What this task involves —
Word for word, return the lines from the start of the entries below through the line that has "if (L >= G) return;".

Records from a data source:

template <int K, int MODE, int SPLIT, bool BAL = false, bool PAIR = false>
__global__ __launch_bounds__(kBlock, (K >= 16 ? 2 : 1)) void gls_scan_kernel(GlsArgs a) {
    static_assert(!PAIR || (K == 2 * kPairM && (MODE == MODE_FIT_MEAN || MODE == MODE_NO_MEAN)), "mirrored pairs: K = 16, the two GLS modes");
    constexpr int FT = kBlock / SPLIT;
    constexpr bool TIGHT = BAL || K >= 16;
    constexpr int COLS = FT / 64;
    constexpr int kChunk = SPLIT == 1 ? 64 : 128;
    __shared__ double2 tab[kChunk + 1][COLS * 8 + 8 + 1];
    __shared__ double red_v[4];
    __shared__ long long red_i[4];
    __shared__ double2 sc_k[6];
    __shared__ double gf_red[PAIR ? 16 : 1][16];
    __shared__ double gf_acc[16];
    const int tid_ = threadIdx.x;
    if (TIGHT && tid_ < 6) sc_k[tid_] = sincos_coefficient(tid_);

    const int64_t G = BAL ? a.bal_slots : a.n_curves * a.tiles;
    const int64_t per_xcd = (G + 7) / 8;
    int64_t L = (int64_t)(blockIdx.x % 8) * per_xcd + blockIdx.x / 8;
    int zpart = blockIdx.y;
    if (a.parts_by_xcd) {
        const int64_t q = blockIdx.x / 8, zi = q / G;
        L = q - zi * G;
        zpart = (int)(blockIdx.x % 8) + 8 * (int)zi;
        if (zpart >= a.parts) return;
    }
    if (L >= G) return;
    int64_t bal_u = 0, bal_hi = 0;
    if (BAL) {
        bal_u = L * a.bal_units / a.bal_slots;
        bal_hi = (L + 1) * a.bal_units / a.bal_slots;
        if (bal_u >= bal_hi) return;
    }
    do {
    int64_t curve = L / a.tiles;
    int64_t tile = L - curve * a.tiles;
    int64_t bal_take = 0;
    int bal_piece = 0;
    int64_t bal_c0 = 0;
    if (BAL) {
        curve = 0;
        int64_t b_chunks = a.bal_chunks, b_slots = a.bal_slots, b_units = a.bal_units;
        asm volatile("" : "+s"(b_chunks), "+s"(b_slots), "+s"(b_units));
        tile = (bal_hi - 1) / b_chunks;
        const int64_t t0 = tile * b_chunks;
        bal_c0 = (bal_u > t0 ? bal_u : t0) - t0;
        bal_take = bal_hi - t0 - bal_c0;
        int64_t s_of = t0 * b_slots / b_units;
        while ((s_of + 1) * b_units / b_slots <= t0) ++s_of;
        while (s_of * b_units / b_slots > t0) --s_of;
        bal_piece = (int)(L - s_of);
    }

    const int64_t off = a.offsets ? a.offsets[curve] : 0;
    const int64_t n = a.offsets ? a.offsets[curve + 1] - off : a.n_total;
    const int wave = __builtin_amdgcn_readfirstlane(tid_ >> 6), part = wave % SPLIT;
    const int col = wave / SPLIT;
    const int64_t jt = tile * FT * (int64_t)K;
    const int64_t jl = jt + (col * 64 + (tid_ & 63)) * (int64_t)K;
    const double f_tile = __dadd_rn(a.f0, __dmul_rn((double)(a.j_begin + jt), a.delta));
    const double kdelta = (double)K * a.delta;

    static_assert(MODE != MODE_TREND || (SPLIT == 1 && !BAL && K <= 8), "BGLST: eight sums per frequency, whole curves per tile");
    double Sh[K], Ch[K], S[K], C[K], SS[K], SC[K];
    double TS[K], TC[K];
#pragma unroll
    for (int k = 0; k < K; ++k) Sh[k] = Ch[k] = S[k] = C[k] = SS[k] = SC[k] = TS[k] = TC[k] = 0.0;
    if (PAIR) {
        int t16 = tid_;
        asm volatile("" : "+v"(t16));
        if (t16 < 16) gf_acc[t16] = 0.0;
    }

    const int64_t s_begin = BAL ? bal_c0 * kChunk : (a.partial ? (int64_t)zpart * a.z_len : 0);
    const int64_t s_stop = BAL ? s_begin + bal_take * kChunk : s_begin + a.z_len;
    const int64_t s_end = (BAL || a.partial) ? (s_stop < n ? s_stop : n) : n;
    for (int64_t base = s_begin; base < s_end; base += kChunk) {
        __syncthreads();
        int tid = tid_;
        if (TIGHT) asm volatile("" : "+v"(tid));
        const int lane = tid & 63;
        const int slot_a = col * 8 + (lane >> 3), slot_b = COLS * 8 + (lane & 7);
        if (PAIR) {
            constexpr int SPP = kChunk / 16;
            const int m16 = tid & 15, seg = tid >> 4;
            const int64_t i0 = base + seg * SPP;
            const double *tp_ = a.pair_tab + (off + i0) * kPairRow + (m16 & 7) * 4 + (m16 < 8 ? 1 : 3);
            const double *rp_ = a.rec + (off + i0) * 6 + 1;
            double acc = 0.0;
#pragma unroll
            for (int q = 0; q < SPP; ++q) {
                const bool live = i0 + q < s_end;
                const double sq = live ? rp_[q * 6] : 0.0;
                const double v = live ? tp_[q * kPairRow] : 0.0;
                acc = __builtin_fma(sq * sq, m16 < 8 ? v * v : v, acc);
            }
            gf_red[seg][m16] = acc;
            __builtin_amdgcn_sched_barrier(0);
        }
        if (tid < 2 * kChunk) {
            const int il = tid >> 1;
            const bool live = base + il < s_end;
            const double tp = live ? a.rec[(off + base + il) * 6 + 5] : 0.0;
            const double sqw = live ? a.rec[(off + base + il) * 6 + 1] : 0.0;
            double2 step1, cur;
            double2 kk[6];
            if (TIGHT) {
#pragma unroll
                for (int q = 0; q < 6; ++q) kk[q] = sc_k[q];
            }
            auto sincos_fill = [&](const double r, double &s_, double &c_) {
                if (TIGHT) sincos_cycles_k(r, kk, s_, c_);
                else sincos_cycles(r, s_, c_);
            };
            if ((tid & 1) == 0) {
                sincos_fill(frac_product(kdelta, tp), step1.x, step1.y);
                double one = 1.0, zero = 0.0;
                if (TIGHT) asm volatile("" : "+v"(one), "+v"(zero));
                tab[il][COLS * 8] = make_double2(zero, one);
                tab[il][COLS * 8 + 1] = step1;
                cur = step1;
#pragma unroll
                for (int q = 2; q < 8; ++q) {
                    cur = rot2(cur, step1);
                    tab[il][COLS * 8 + q] = cur;
                }
                double r_base = frac_product(f_tile, tp);
                if (PAIR) {
                    double dl = a.delta;
                    asm volatile("" : "+v"(dl));
                    r_base += frac_product(8.0 * dl, tp) - frac_product(0.5 * dl, tp);
                }
                sincos_fill(r_base, cur.x, cur.y);
                if (MODE == MODE_FIT_MEAN || MODE == MODE_NO_MEAN || MODE == MODE_TREND) {
                    cur.x *= sqw;
                    cur.y *= sqw;
                }
            } else {
                sincos_fill(frac_product(8.0 * kdelta, tp), step1.x, step1.y);
            }
            double2 b0;
            b0.x = __shfl_xor(cur.x, 1, 64);
            b0.y = __shfl_xor(cur.y, 1, 64);
            if (tid & 1) {
                tab[il][0] = b0;
#pragma unroll
                for (int q = 1; q < COLS * 8; ++q) {
                    b0 = rot2(b0, step1);
                    tab[il][q] = b0;
                }
            }
        }
        __syncthreads();
        const int cnt = (int)((s_end - base) < kChunk ? (s_end - base) : kChunk);
        const int i_end = cnt < (part + 1) * (kChunk / SPLIT) ? cnt : (part + 1) * (kChunk / SPLIT);
        const int i_beg = part * (kChunk / SPLIT);
        if constexpr (PAIR) {
            if (tid < 16) {
                double g = gf_red[0][tid];
#pragma unroll
                for (int q = 1; q < 16; ++q) g += gf_red[q][tid];
                gf_acc[tid] += g;
            }
            using d8 = double __attribute__((ext_vector_type(8)));
            using cd8 = __attribute__((address_space(4))) const d8;
            using d2 = double __attribute__((ext_vector_type(2)));
            using cd2 = __attribute__((address_space(4))) const d2;
            auto uniform = [](const double *p) {
                const uintptr_t u = reinterpret_cast<uintptr_t>(p);
                const uint32_t lo_ = __builtin_amdgcn_readfirstlane((uint32_t)u), hi_ = __builtin_amdgcn_readfirstlane((uint32_t)(u >> 32));
                return ((uintptr_t)hi_ << 32) | lo_;
            };
            const cd8 *stab = reinterpret_cast<const cd8 *>(uniform(a.pair_tab + (off + base) * kPairRow));
            const cd2 *srec = reinterpret_cast<const cd2 *>(uniform(a.rec + (off + base) * 6));
            const int i_last = __builtin_amdgcn_readfirstlane(i_end);
            d8 h0a, h0b, h1a, h1b;
            d2 r;
            double2 qa, qt;
            auto request_first = [&](const int i) {
                h0a = stab[i * 4];
                h0b = stab[i * 4 + 1];
                r = srec[i * 3];
                qa = tab[i][slot_a];
                qt = tab[i][slot_b];
            };
            double A1, B1, A2, B2, a2, ab;
            auto pair_fmas = [&](const d8 &h, const int m0) {
#pragma unroll
                for (int q = 0; q < 2; ++q) {
                    const int hi = K / 2 + m0 + q, lo = K / 2 - 1 - m0 - q;
                    const double c = h[4 * q], s = h[4 * q + 1], c2 = h[4 * q + 2], s2 = h[4 * q + 3];
                    Sh[hi] = __builtin_fma(c, A1, Sh[hi]);
                    Sh[lo] = __builtin_fma(s, B1, Sh[lo]);
                    Ch[hi] = __builtin_fma(c, B1, Ch[hi]);
                    Ch[lo] = __builtin_fma(s, A1, Ch[lo]);
                    if (mode_sums_w(MODE)) {
                        S[hi] = __builtin_fma(c, A2, S[hi]);
                        S[lo] = __builtin_fma(s, B2, S[lo]);
                        C[hi] = __builtin_fma(c, B2, C[hi]);
                        C[lo] = __builtin_fma(s, A2, C[lo]);
                    }
                    SS[hi] = __builtin_fma(c2, a2, SS[hi]);
                    SS[lo] = __builtin_fma(s2, ab, SS[lo]);
                    SC[hi] = __builtin_fma(c2, ab, SC[hi]);
                    SC[lo] = __builtin_fma(s2, a2, SC[lo]);
                }
            };
            if (i_beg < i_last) {
                request_first(i_beg);
                for (int i = i_beg; i < i_last; ++i) {
                    __builtin_amdgcn_s_waitcnt(0xc07f);
                    h1a = stab[i * 4 + 2];
                    h1b = stab[i * 4 + 3];
                    __builtin_amdgcn_sched_barrier(0);
                    const double2 seed = rot2(qa, qt);
                    A1 = r[0] * seed.x;
                    B1 = r[0] * seed.y;
                    A2 = r[1] * seed.x;
                    B2 = r[1] * seed.y;
                    a2 = seed.x * seed.x;
                    ab = seed.x * seed.y;
                    pair_fmas(h0a, 0);
                    pair_fmas(h0b, 2);
                    __builtin_amdgcn_sched_barrier(0);
                    __builtin_amdgcn_s_waitcnt(0xc07f);
                    request_first(i + 1);
                    __builtin_amdgcn_sched_barrier(0);
                    pair_fmas(h1a, 4);
                    pair_fmas(h1b, 6);
                    __builtin_amdgcn_sched_barrier(0);
                }
            }
        } else {
        using d4 = double __attribute__((ext_vector_type(4)));
        using cd4 = __attribute__((address_space(4))) const d4;
        using cdbl = __attribute__((address_space(4))) const double;
        const cd4 *srec = reinterpret_cast<const cd4 *>(reinterpret_cast<uintptr_t>(a.rec + (off + base) * 6));
        struct Ahead {
            d4 r;
            double cd2;
            double tp;
            double2 qa, qt;
        };
        auto fetch = [&](const int i) {
            Ahead h;
            h.qa = tab[i][slot_a];
            h.qt = tab[i][slot_b];
            const cd4 *rp = reinterpret_cast<const cd4 *>(reinterpret_cast<const cdbl *>(srec) + i * 6);
            h.r = rp[0];
            h.cd2 = reinterpret_cast<const cdbl *>(rp)[4];
            h.tp = MODE == MODE_TREND ? reinterpret_cast<const cdbl *>(rp)[5] : 0.0;
            return h;
        };
        auto accumulate = [&](const Ahead &h) {
            const double2 seed = rot2(h.qa, h.qt);
            const double wy = h.r[0], w = h.r[1], cd = h.r[2], sd = h.r[3], cd2 = h.cd2;
            const double wt = MODE == MODE_TREND ? w * h.tp : 0.0;
            walk_grid<K>(seed, cd, sd, cd2, [&](const int k, const double s, const double c) {
                Sh[k] = __builtin_fma(wy, s, Sh[k]);
                Ch[k] = __builtin_fma(wy, c, Ch[k]);
                if (MODE != MODE_RAW) {
                    if (mode_sums_w(MODE)) {
                        S[k] = __builtin_fma(w, s, S[k]);
                        C[k] = __builtin_fma(w, c, C[k]);
                    }
                    if (MODE == MODE_TREND) {
                        TS[k] = __builtin_fma(wt, s, TS[k]);
                        TC[k] = __builtin_fma(wt, c, TC[k]);
                    }
                    SS[k] = __builtin_fma(s, s, SS[k]);
                    SC[k] = __builtin_fma(s, c, SC[k]);
                }
            });
        };
        Ahead A = fetch(i_beg);
        int i = i_beg;
        for (; i + 1 < i_end; i += 2) {
            __builtin_amdgcn_s_waitcnt(0xc07f);
            Ahead B = fetch(i + 1);
            __builtin_amdgcn_sched_barrier(0);
            accumulate(A);
            __builtin_amdgcn_sched_barrier(0);
            __builtin_amdgcn_s_waitcnt(0xc07f);
            A = fetch(i + 2);
            __builtin_amdgcn_sched_barrier(0);
            accumulate(B);
            __builtin_amdgcn_sched_barrier(0);
        }
        if (i < i_end) accumulate(A);
        }
    }

    if constexpr (PAIR) {
        __syncthreads();
        const bool keeps = part == 0;
#pragma unroll
        for (int m = 0; m < K / 2; ++m) {
            const int hi = K / 2 + m, lo = K / 2 - 1 - m;
            const double G = keeps ? gf_acc[m] : 0.0, Fh = keeps ? 0.5 * gf_acc[8 + m] : 0.0;
            double p = Sh[hi], q = Sh[lo];
            Sh[hi] = p + q;
            Sh[lo] = p - q;
            p = Ch[hi], q = Ch[lo];
            Ch[hi] = p - q;
            Ch[lo] = p + q;
            if (mode_sums_w(MODE)) {
                p = S[hi], q = S[lo];
                S[hi] = p + q;
                S[lo] = p - q;
                p = C[hi], q = C[lo];
                C[hi] = p - q;
                C[lo] = p + q;
            }
            p = SS[hi] + G, q = SS[lo];
            SS[hi] = p + q;
            SS[lo] = p - q;
            p = SC[hi], q = Fh - SC[lo];
            SC[hi] = p + q;
            SC[lo] = p - q;
            asm volatile("" : "+v"(Sh[hi]), "+v"(Sh[lo]), "+v"(Ch[hi]), "+v"(Ch[lo]), "+v"(SS[hi]), "+v"(SS[lo]), "+v"(SC[hi]), "+v"(SC[lo]));
            if (mode_sums_w(MODE)) asm volatile("" : "+v"(S[hi]), "+v"(S[lo]), "+v"(C[hi]), "+v"(C[lo]));
            __builtin_amdgcn_sched_barrier(0);
        }
        __syncthreads();
    }

    const int tid = tid_;
    if (SPLIT > 1) {
        double *xch = reinterpret_cast<double *>(tab);
        const int slot = ((wave / SPLIT) * (SPLIT - 1) + (part - 1)) * 64 + (tid & 63);
#pragma unroll
        for (int k = 0; k < K; ++k) {
            __syncthreads();
            if (part > 0) {
                double *d = xch + slot * 6;
                d[0] = Sh[k]; d[1] = Ch[k]; d[2] = S[k]; d[3] = C[k]; d[4] = SS[k]; d[5] = SC[k];
            }
            __syncthreads();
            if (part == 0) {
#pragma unroll
                for (int q = 0; q < SPLIT - 1; ++q) {
                    const double *d = xch + (((wave / SPLIT) * (SPLIT - 1) + q) * 64 + (tid & 63)) * 6;
                    Sh[k] += d[0]; Ch[k] += d[1]; S[k] += d[2]; C[k] += d[3]; SS[k] += d[4]; SC[k] += d[5];
                }
            }
        }
    }
    const bool owner = part == 0;

    if (MODE != MODE_RAW && (BAL || a.partial)) {
        double *out = a.partial + (int64_t)(BAL ? bal_piece : zpart) * 6 * a.nf;
        auto put = [&](const double (&v)[K], const int q) {
#pragma unroll
            for (int k = 0; k < K; ++k)
                if (owner && jl + k < a.nf) out[(int64_t)q * a.nf + jl + k] = v[k];
        };
        put(Sh, 0);
        put(Ch, 1);
        put(S, 2);
        put(C, 3);
        put(SS, 4);
        put(SC, 5);
        if (BAL) {
            bal_hi -= bal_take;
            continue;
        }
// ... 369 lines not shown
            }
        };
        w8 a0 = wrow[0], a1 = wrow[1];
        double2 ta[4], tb[4];
#pragma unroll
        for (int k = 0; k < 4; ++k) ta[k] = trig[0][k][lane];
        for (int il = 0; il < cnt; il += 2) {
            __builtin_amdgcn_s_waitcnt(0xc07f);
            const w8 b0 = wrow[wstride], b1 = wrow[wstride + 1];
#pragma unroll
            for (int k = 0; k < 4; ++k) tb[k] = trig[il + 1][k][lane];
            __builtin_amdgcn_sched_barrier(0);
            accumulate(a0, a1, ta);
            __builtin_amdgcn_sched_barrier(0);
            __builtin_amdgcn_s_waitcnt(0xc07f);
            a0 = wrow[2 * wstride];
            a1 = wrow[2 * wstride + 1];
#pragma unroll
            for (int k = 0; k < 4; ++k) ta[k] = trig[il + 2][k][lane];
            __builtin_amdgcn_sched_barrier(0);
            accumulate(b0, b1, tb);
            __builtin_amdgcn_sched_barrier(0);
            wrow += 2 * wstride;
        }
    }

    const int64_t tiles64 = (a.nf + 63) / 64;
#pragma unroll
    for (int r = 0; r < RT; ++r) {
        const int64_t b = r0 + r;
        if (b >= a.n_curves) break;
        const double *sc = a.scal + b * 4;
        const double YY = sc[0], Wsum = sc[1], Werr = sc[2];
#pragma unroll
        for (int h = 0; h < 2; ++h) {
            const int64_t j = h ? jb : ja;
            const bool valid = j < a.nf;
            const double p = gls_power<MODE>(Sh[h][r], Ch[h][r], S[h][r], C[h][r], SS[h][r], SC[h][r], YY, Wsum, Werr, a.psd);
            if (valid && a.power) a.power[b * a.nf + j] = p;
            if (a.blk_max && 2 * tile + h < tiles64) {
                double best = 0.0;
                long long best_j = -1;
                if (valid && p == p) {
                    best = p;
                    best_j = j;
                }
#pragma unroll
                for (int o = 32; o > 0; o >>= 1) {
                    const double ov = __shfl_down(best, o, 64);
                    const long long oj = __shfl_down(best_j, o, 64);
                    if (oj >= 0 && (best_j < 0 || ov > best || (ov == best && oj < best_j))) {
                        best = ov;
                        best_j = oj;
                    }
                }
                if (lane == 0) {
                    a.blk_max[b * tiles64 + 2 * tile + h] = best;
                    a.blk_arg[b * tiles64 + 2 * tile + h] = best_j;
                }
            }
        }
    }
}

Exercise response —
template <int K, int MODE, int SPLIT, bool BAL = false, bool PAIR = false>
__global__ __launch_bounds__(kBlock, (K >= 16 ? 2 : 1)) void gls_scan_kernel(GlsArgs a) {
    static_assert(!PAIR || (K == 2 * kPairM && (MODE == MODE_FIT_MEAN || MODE == MODE_NO_MEAN)), "mirrored pairs: K = 16, the two GLS modes");
    constexpr int FT = kBlock / SPLIT;
    constexpr bool TIGHT = BAL || K >= 16;
    constexpr int COLS = FT / 64;
    constexpr int kChunk = SPLIT == 1 ? 64 : 128;
    __shared__ double2 tab[kChunk + 1][COLS * 8 + 8 + 1];
    __shared__ double red_v[4];
    __shared__ long long red_i[4];
    __shared__ double2 sc_k[6];
    __shared__ double gf_red[PAIR ? 16 : 1][16];
    __shared__ double gf_acc[16];
    const int tid_ = threadIdx.x;
    if (TIGHT && tid_ < 6) sc_k[tid_] = sincos_coefficient(tid_);

    const int64_t G = BAL ? a.bal_slots : a.n_curves * a.tiles;
    const int64_t per_xcd = (G + 7) / 8;
    int64_t L = (int64_t)(blockIdx.x % 8) * per_xcd + blockIdx.x / 8;
    int zpart = blockIdx.y;
    if (a.parts_by_xcd) {
        const int64_t q = blockIdx.x / 8, zi = q / G;
        L = q - zi * G;
        zpart = (int)(blockIdx.x % 8) + 8 * (int)zi;
        if (zpart >= a.parts) return;
    }
    if (L >= G) return;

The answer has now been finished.